#### [Your task]
Determine how many lines in the material below contain the string "include", then state only that count.

#### [Data records]
# dataexplorations2026/cough_detector

Hardware: AMD Instinct MI355X
Metric: 1s@16kHz clips/sec (featurise+infer) (higher is better)
Workload: dtype bf16x3: split-bf16 MFMA (feature image, activations and BN-folded weights as hi+lo bf16 pairs, 3 v_mfma_f32_32x32x16_bf16 per k-step, f32 accumulate, f32 activations in HBM); featuriser f32

## Files before the change

### cough_detector_amd/csrc/resblock_x3.h

```cpp
#pragma once
#include <utility>

#include "common.h"
#include "nn_common.h"
#include "resnet_plan.h"

namespace cough {
namespace {

#ifdef COUGH_K1_STAMPS
__device__ unsigned long long* g_rb_stamp_buf = nullptr;
#define RB_STAMP(slot)                                                                        \
    do {                                                                                      \
        if (g_rb_stamp_buf && threadIdx.x == 0)                                               \
            g_rb_stamp_buf[(size_t)blockIdx.x * 8 + (slot)] = __builtin_amdgcn_s_memtime();   \
    } while (0)
#else
#define RB_STAMP(slot) do { } while (0)
#endif

struct RbxArgs {
    const float* x;
    int n_clips;
    const bf16_t* wf;
    const float* b1;
    const float* b2;
    float* out;
    const float* fcw;
    const float* fcb;
    float* logits;
    float* probs;
    int* preds;
    const int* nanflag;
};

template <int CIN, int COUT, int G, int XH, int XW>
struct RbxCfg {
    static constexpr int WAVES = 4, THREADS = 256;
    static constexpr bool T16 = rbx_t16(CIN, COUT, XH);
    static constexpr int OH = (XH - 1) / 2 + 1, OW = (XW - 1) / 2 + 1;
    static constexpr int NPX = XH * XW, PER = OH * OW, M = G * PER;
    static constexpr int NT = COUT / 32, MG = WAVES / NT, TILES = (M + 31) / 32;
    static constexpr int MW = (TILES + MG - 1) / MG;
    static constexpr int KS1 = 9 * CIN / 16, KSP = CIN / 16, KS2 = 9 * COUT / 16, KS = KS1 + KSP + KS2;
    static constexpr int CT = COUT / 16 / WAVES, NP = (M + 15) / 16;
    static constexpr int KQ1 = 9 * CIN / 32, KQP = CIN / 32, KQ2 = 9 * COUT / 32, KQ = KQ1 + KQP + KQ2;
    static_assert(!T16 || ((CT == 1 || CT == 2) && COUT == 16 * CT * WAVES && (CIN == 32 || CIN == 64) && G <= 2 &&
                           PER >= 16),
                  "T16: one or two 16-channel tiles per wave, one or two k32-steps per conv1 tap, at most one 16-pixel "
                  "tile straddling two clips");
    static constexpr int CHI = CIN / 8, CHO = COUT / 8;
    static constexpr int RE = (XH + 1) / 2, RO = XH / 2;
    static constexpr int NPP = 2 * XH * OW;
    static constexpr int PB01 = RE * OW, PB10 = 2 * RE * OW, PB11 = 2 * RE * OW + RO * OW;
    static constexpr int NPPC = T16 && G > 1 ? PER + (NPP - PER + 15) / 16 * 16 : NPP;
    static constexpr int ZC = T16 ? 16 : 1;
    static constexpr int CPX = !T16 ? (G * NPP + 1) * 16 : CHI == 4 ? (G * NPPC * 16 + 255) / 256 * 256 : (G * NPPC * 16 + 63) / 64 * 64;
    static constexpr int xoff(int c) {
        if (!T16 || CHI == 4) return c * CPX;
        const int s = (c & 1) * 4 + (c >> 1);
        return 256 + s * CPX + (s >= 2 ? 256 : 0) + (s >= 6 ? 256 : 0);
    }
    static constexpr int ZX = !T16 ? G * NPP * 16 : CHI == 4 ? 4 * CPX : 0;
    static constexpr int KX = T16 && CHI == 8 ? xoff(4) - xoff(0) : 0;
    static constexpr int ZH = T16 ? (M * 16 + 255) / 256 * 256 : M * 16;
    static constexpr int CPH = ZH + ZC * 16;
    static constexpr int XBYTES = !T16 ? CHI * CPX : CHI == 4 ? 4 * CPX + 256 : xoff(7) + CPX, HBYTES = CHO * CPH;
    static_assert(!T16 || (ZX % 256 == 0 && CPH % 256 == 0 && (G == 1 || (NPPC - PER) % 16 == 0)), "T16 bank residues");
    static_assert(!T16 || CHI == 4 || ((xoff(1) - xoff(0)) % 256 == 0 && (xoff(3) - xoff(2)) % 256 == 0 &&
                                       xoff(5) - xoff(1) == KX && xoff(6) - xoff(2) == KX && xoff(7) - xoff(3) == KX &&
                                       xoff(0) >= ZX + 256 && xoff(2) + CPX <= ZX + KX && xoff(4) >= ZX + KX + 256),
                  "T16 x layout, CIN = 64");
    static constexpr int PL = (((XBYTES > HBYTES ? XBYTES : HBYTES) + 255) / 256) * 256;
    static constexpr int BIAS = 2 * PL;
    static constexpr int HRED = BIAS + 2 * COUT * 4;
    static constexpr int LDS = HRED + WAVES * 2 * 4;
    static constexpr int OP = COUT + 4;
    static_assert(T16 || (WAVES % NT == 0 && MG * MW * 32 >= M), "tile split");
    static_assert(OW == (XW + 1) / 2, "sub-image row pitch");
    static_assert(M * OP * 4 <= 2 * PL, "the output tile lies over the planes");
    static constexpr int STAGE_MAX = 18;
    static_assert((G * NPX * CIN / 4 + THREADS - 1) / THREADS <= 2 * STAGE_MAX, "staging registers (f32 input, two batches)");
    static_assert(LDS <= 160 * 1024, "one workgroup must fit a CU");
    static_assert(LDS <= 80 * 1024 || (CIN == 32 && XH > 24) || (CIN == 64 && XH == 12), "two workgroups per CU");
};
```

#### [Expected answer]
4